### Task instructions
I need each line of the entries below that includes the string "vector".

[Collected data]
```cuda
int encode_impl(mc_handle* h, const float* wav, int64_t ld, int B, int T, int keep, int64_t* codes, float* margin,
                float* z_e_out, cudaStream_t stream, const RaggedKeep* ragged = nullptr) {
  const mc_spec& s = h->spec;
  const int n = s.n_convs;
  int hop = 1;
  for (int i = 0; i < n; ++i) hop *= s.conv_strides[i];
  const int F = (T + hop - 1) / hop;
  if (F < 1) return h->fail(MC_ERR_ARG, "encode: empty input");
  if (F > s.max_positions) return h->fail(MC_ERR_ARG, "encode: %d frames exceed RoPE table (%d rows)", F, s.max_positions);
  if (keep <= 0 || keep > F) keep = F;
  const int Tp = F * hop;
  const int d = s.d_model, dq = s.codebook_dim;
  const long long Mll = (long long)B * F;
  if (Mll * std::max(3 * d, s.ffn_dim) > (long long)INT_MAX) return h->fail(MC_ERR_ARG, "encode: batch too large");
  const int M = (int)Mll;

  const int pre = stem_prefix_frames(s);
  const long long span_samples = (long long)(B - 1) * ld + T;
  const long long span_frames = span_samples / hop;
  const bool shared = h->shared_stem && B >= 2 && ld > 0 && ld < T && ld % hop == 0 && T % hop == 0 && F > pre &&
                      span_samples <= INT_MAX && span_frames + (long long)pre * B < (long long)B * F / 2;
  const int fuse_mode = !(fuse_norm_ok(h, Mll + B) && s.enc_layers > 0) ? 0 : ((h->fuse_norm == 3 && !few_rows_regime(h, Mll + B)) ? 2 : 1);
  const bool fused = fuse_mode == 1;
  const bool conv_producer = fused && few_rows_regime(h, Mll + B) && !shared;

  Carver cv;
  ConvPlan cp_full, cp_span, cp_pre;
  size_t ostem = 0;
  if (shared) {
    cp_span = plan_conv(s, cv, 1, (int)span_samples);
    cp_pre = plan_conv(s, cv, B, pre * hop);
    ostem = cv.take((size_t)span_frames * d * 4);
  } else {
    cp_full = plan_conv(s, cv, B, Tp);
  }
  Carver cv2 = cv;
  carve_stack(cv2, nullptr, M, d, s.ffn_dim, true);
  size_t oz = cv2.take((size_t)M * dq * 4);
  size_t ovq = cv2.take(vq_scratch_bytes(h, B * keep));
  const size_t ozg = ragged ? cv2.take((size_t)B * ragged->keep * dq * 4) : 0;
  MC_TRY(arena_reserve(h, cv2.off, stream));
  uint8_t* base = h->arena;
  StackBufs sb = carve_stack(cv, base, M, d, s.ffn_dim, false);
  float* z_e = reinterpret_cast<float*>(base + oz);
  void* vq_scratch = base + ovq;

  if (shared) {
    float* stem = reinterpret_cast<float*>(base + ostem);
    MC_TRY(run_conv_stack(h, cp_span, base, wav, span_samples, (int)span_samples, stem, 0, stream));
    MC_TRY(run_conv_stack(h, cp_pre, base, wav, ld, pre * hop, sb.x, (int64_t)F * d, stream));
    const long long items = (long long)B * (F - pre) * (d / 4);
    McProfScope prof(h, 3, 0.0, (double)B * (F - pre) * d * 8.0, stream);
    mc_launch(h, gather_stem_kernel, dim3(ew_grid(h, items, 256)), dim3(256), 0, stream, reinterpret_cast<const float4*>(stem),
              reinterpret_cast<float4*>(sb.x), B, F, pre, (int)(ld / hop), d / 4);
    MC_LAUNCH_CHECK(h, "gather_stem_kernel");
  } else {
    if (conv_producer)
      MC_TRY(run_conv_stack(h, cp_full, base, wav, ld, T, sb.x, (int64_t)F * d, stream, sb.hbuf, h->ptr<float>("enc.layers.0.norm1"), sb.stats));
    else
      MC_TRY(run_conv_stack(h, cp_full, base, wav, ld, T, sb.x, (int64_t)F * d, stream));
  }
  if (fused && !conv_producer) MC_TRY(launch_rowstats(h, sb.x, h->ptr<float>("enc.layers.0.norm1"), sb.hbuf, sb.stats, M, d, stream));
  const int keep_rows = z_e_out ? F : keep;
  float* xk = nullptr;
  bf16* xbk = sb.hbuf;
  float* stk = nullptr;
  MC_TRY(run_layers(h, "enc", s.enc_layers, sb, B, F, keep_rows, &xk, stream, fuse_mode, fused ? h->ptr<float>("enc.norm_f") : nullptr, &xbk, &stk));
  const int Mk = B * keep_rows;
  if (!fused) MC_TRY(launch_rmsnorm(h, xk, h->ptr<float>("enc.norm_f"), sb.hbuf, Mk, d, INT_MAX, 0, 0, stream));
  GemmCall pj{};
  if (fused) { pj.row_stats = stk; pj.row_stats_n = d / 64; }
  pj.A = fused ? xbk : sb.hbuf; pj.a_rows = Mk; pj.a_k_wrap = d; pj.W = h->ptr<bf16>("enc.proj.w"); pj.bias = h->ptr<float>("enc.proj.b");
  pj.M = Mk; pj.N = dq; pj.K = d; pj.act = ACT_NONE; pj.out_mode = OUT_F32; pj.out = z_e; pj.ldo = dq;
  MC_TRY(launch_gemm(h, pj, stream));
  if (z_e_out) MC_CUDA(h, cudaMemcpyAsync(z_e_out, z_e, (size_t)M * dq * 4, cudaMemcpyDeviceToDevice, stream));
  if (ragged) {
    float* zg = reinterpret_cast<float*>(base + ozg);
    pool_gather_rows_ragged_kernel<<<dim3(1, B), 256, 0, stream>>>(z_e, ragged->rtable, ragged->C, keep_rows, F, ragged->keep,
                                                                   dq, hop, zg);
    MC_LAUNCH_CHECK(h, "pool_gather_rows_ragged_kernel");
    return launch_vq(h, zg, B, ragged->keep, ragged->keep, codes, margin, vq_scratch, stream);
  }
  MC_TRY(launch_vq(h, z_e, B, keep_rows, keep, codes, margin, vq_scratch, stream));
  return MC_OK;
}

int decode_impl(mc_handle* h, const int64_t* codes, const float* z_q, int B, int F, int keep, float* wav,
                cudaStream_t stream) {
  const mc_spec& s = h->spec;
  const int n = s.n_convs;
  if (F < 1 || B < 1) return h->fail(MC_ERR_ARG, "decode: empty input");
  if (F > s.max_positions) return h->fail(MC_ERR_ARG, "decode: %d frames exceed RoPE table (%d rows)", F, s.max_positions);
  int hop = 1;
  for (int i = 0; i < n; ++i) hop *= s.conv_strides[i];
  const int d = s.d_model;
  const long long Mll = (long long)B * F;
  if (Mll * std::max(3 * d, s.ffn_dim) > (long long)INT_MAX) return h->fail(MC_ERR_ARG, "decode: batch too large");
  const int M = (int)Mll;
  const int total = F * hop;
  if (keep <= 0 || keep > total) keep = total;
// ... 338 lines not shown
}

int64_t mc_launch_count(const mc_handle* h) { return h ? h->launches : 0; }

int mc_profile_begin(mc_handle* h) {
  if (!h) return MC_ERR_ARG;
  for (auto& r : h->prof) { h->event_pool.push_back(r.a); h->event_pool.push_back(r.b); }
  h->prof.clear();
  h->profiling = true;
  return MC_OK;
}

int mc_profile_end(mc_handle* h, double* ms, double* flops, double* bytes, int64_t* launches, int32_t n_classes) {
  if (!h || !ms || !flops || !bytes || !launches) return MC_ERR_ARG;
  h->profiling = false;
  for (int c = 0; c < n_classes; ++c) { ms[c] = 0; flops[c] = 0; bytes[c] = 0; launches[c] = 0; }
  for (auto& r : h->prof) {
    cudaError_t e = cudaEventSynchronize(r.b);
    if (e != cudaSuccess) return h->fail(MC_ERR_CUDA, "mc_profile_end: %s", cudaGetErrorString(e));
    float t = 0.f;
    cudaEventElapsedTime(&t, r.a, r.b);
    if (r.cls < n_classes) { ms[r.cls] += t; flops[r.cls] += r.flops; bytes[r.cls] += r.bytes; launches[r.cls]++; }
    h->event_pool.push_back(r.a); h->event_pool.push_back(r.b);
  }
  h->prof.clear();
  return MC_OK;
}

int mc_set_option(mc_handle* h, const char* key, int32_t value) {
  if (!h || !key) return MC_ERR_ARG;
  const std::string k(key);
  if (k == "shared_stem") h->shared_stem = value != 0;
  else if (k == "exact_cut") { h->exact_cut = value != 0; h->tensor_gen++; }
  else if (k == "gemm_pair") h->gemm_pair = value != 0;
  else if (k == "fast_epilogue") h->fast_epilogue = value != 0;
  else if (k == "pdl") h->pdl = value != 0;
  else if (k == "attn_p_tmem") h->attn_p_tmem = value != 0;
  else if (k == "debug_repeat") h->debug_repeat = value;
  else if (k == "l2_prefetch") { h->l2_prefetch = value != 0; h->tensor_gen++; }
  else if (k == "fuse_norm") {
    if (value < 0 || value > 3) return h->fail(MC_ERR_ARG, "mc_set_option: fuse_norm is 0 .. 3");
    h->fuse_norm = value; h->tensor_gen++;
  }
  else if (k == "small_m_split_k") {
    if (value < 0 || value > 2) return h->fail(MC_ERR_ARG, "mc_set_option: small_m_split_k is 0, 1 or 2");
    h->split_k = value;
    h->tensor_gen++;
  }
  else if (k == "max_positions") {
    if (value < 1) return h->fail(MC_ERR_ARG, "mc_set_option: max_positions must be positive");
    h->spec.max_positions = value;
  }
  else return h->fail(MC_ERR_ARG, "mc_set_option: unknown option '%s'", key);
  return MC_OK;
}

int mc_set_debug_impl(mc_handle* h, int32_t attention_impl, int32_t vq_impl) {
  if (!h) return MC_ERR_ARG;
  h->gemm_pair = (attention_impl & 4) ? 0 : 1;
  attention_impl &= 1;
  h->attn_impl = attention_impl;
  h->vq_impl = vq_impl;
  return MC_OK;
}

int mc_op_gemm(mc_handle* h, const void* A, int64_t a_rows, int32_t a_k_wrap, const void* W, const float* bias,
// ... 909 lines not shown
```

realtime-codec-agent_b200/csrc/engine_common.cuh:

```cuda
#pragma once
#include <cuda.h>
#include <cuda_runtime.h>
#include <stdarg.h>
#include <stdio.h>
#include <string.h>

#include <algorithm>
#include <climits>
#include <map>
#include <set>
#include <string>
#include <tuple>
#include <unordered_map>
#include <utility>
#include <vector>

#include "../../include/magicodec_b200.h"
#include "ptx_sm100.cuh"

typedef __nv_bfloat16 bf16;

namespace mc_internal {

inline thread_local std::string g_create_error;
// ... 14 lines not shown
  }
  return fn;
}

struct Tensor {
  const void* p = nullptr;
  int64_t numel = 0;
};

}
using mc_internal::Tensor;

struct mc_handle {
  mc_spec spec{};
  int device = 0;
  int num_sms = 148;
  bool finalized = false;
  std::unordered_map<std::string, Tensor> tensors;
  std::string err;
  int64_t launches = 0;
  uint32_t tensor_gen = 0;
  int attn_impl = 0, vq_impl = 0;
  int gemm_pair = 1;
  bool fast_epilogue = true;
  bool attn_p_tmem = true;
  int split_k = 1;
  bool in_session = false;
  int debug_repeat = 1;
  int fuse_norm = 1;
  bool l2_prefetch = true;
  bool pdl = true;
  bool shared_stem = true;
  bool exact_cut = true;
  struct ProfRec { cudaEvent_t a, b; int cls; double flops; double bytes; };
  bool profiling = false;
  std::vector<ProfRec> prof;
  std::vector<cudaEvent_t> event_pool;
  std::set<const void*> smem_configured;
  uint8_t* arena = nullptr;
  size_t arena_cap = 0;
  size_t arena_off = 0;
  std::map<std::tuple<const void*, uint64_t, uint64_t, uint64_t, uint32_t, uint32_t>, CUtensorMap> maps;

  int fail(int code, const char* fmt, ...) {
    char buf[1024];
    va_list ap;
    va_start(ap, fmt);
    vsnprintf(buf, sizeof(buf), fmt, ap);
    va_end(ap);
    err = buf;
    return code;
  }
  const Tensor* find(const std::string& name) const {
    auto it = tensors.find(name);
    return it == tensors.end() ? nullptr : &it->second;
  }
  template <typename T>
  const T* ptr(const std::string& name) const {
    return reinterpret_cast<const T*>(tensors.at(name).p);
  }
};

#define MC_CUDA(h, expr)                                                                         \
  do {                                                                                           \
    cudaError_t e__ = (expr);                                                                    \
    if (e__ != cudaSuccess)                                                                      \
// ... 113 lines not shown
```

realtime-codec-agent_b200/csrc/gemm_sm100.cuh:

```cuda
#pragma once
#include <type_traits>

#include "ptx_sm100.cuh"

namespace mc {

enum : int { ACT_NONE = 0, ACT_GELU_TANH = 1 };
enum : int { OUT_BF16 = 0, OUT_F32 = 1, OUT_F32_RESIDUAL = 2 };

struct GemmParams {
  int M, N, K;
  int a_k_wrap;
  const float* bias;
  int act;
  int out_mode;
  void* out;
  long long ldo;
  int grp_in, grp_valid;
  long long grp_stride, grp_off;
  int tma_store;
  const float* rope_cos;
  int rope_ld;
  const float* rope_sin;
  int rope_cols;
// ... 26 lines not shown

constexpr int GEMM_BM = 128;
constexpr int GEMM_BK = 64;
constexpr int GEMM_THREADS = 256;
constexpr int kEpiBufBytes = 4096;

template <int BN>
struct GemmCfg {
  static constexpr int kStageBytesA = GEMM_BM * GEMM_BK * 2;
  static constexpr int kStageBytesB = BN * GEMM_BK * 2;
  static constexpr int kStageBytes = kStageBytesA + kStageBytesB;
  static constexpr int kStages = (BN == 256) ? 4 : (BN == 128 ? 6 : 8);
  static constexpr int kTmemCols = 2 * BN;
  static constexpr int kEpiBytes = 4 * 2 * kEpiBufBytes;
  static constexpr int kBarBytes = 256;
  static constexpr int kSmemBytes = kStages * kStageBytes + kEpiBytes + kBarBytes + 1024;
};

__device__ __forceinline__ float gelu_tanh_f(float x) {
  const float x2 = x * x;
  const float inner = fmaf(x2, 0.7978845608028654f * 0.044715f, 0.7978845608028654f);
  const float u = x * inner;
  float t;
  asm("tanh.approx.f32 %0, %1;" : "=f"(t) : "f"(u));
  const float hx = 0.5f * x;
  return fmaf(hx, t, hx);
}

__device__ __forceinline__ uint32_t pack_bf16x2(float lo, float hi) {
  __nv_bfloat162 h = __floats2bfloat162_rn(lo, hi);
  return *reinterpret_cast<uint32_t*>(&h);
}

struct EpiRegs {
  float bias[64];
  float rc[32], rs[32];
  int rope_pos = -1;
  int buf_sel = 0;
};

template <int BN>
__device__ __forceinline__ void epi_load_bias(const GemmParams& p, int n0, float (&b)[64]) {
#pragma unroll
  for (int j = 0; j < 64; j += 4) {
    float4 b4 = make_float4(0.f, 0.f, 0.f, 0.f);
    if (n0 + j < p.N) b4 = __ldg(reinterpret_cast<const float4*>(p.bias + n0 + j));
    b[j] = b4.x; b[j + 1] = b4.y; b[j + 2] = b4.z; b[j + 3] = b4.w;
  }
}
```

### Solution
#include <vector>
  std::vector<ProfRec> prof;
  std::vector<cudaEvent_t> event_pool;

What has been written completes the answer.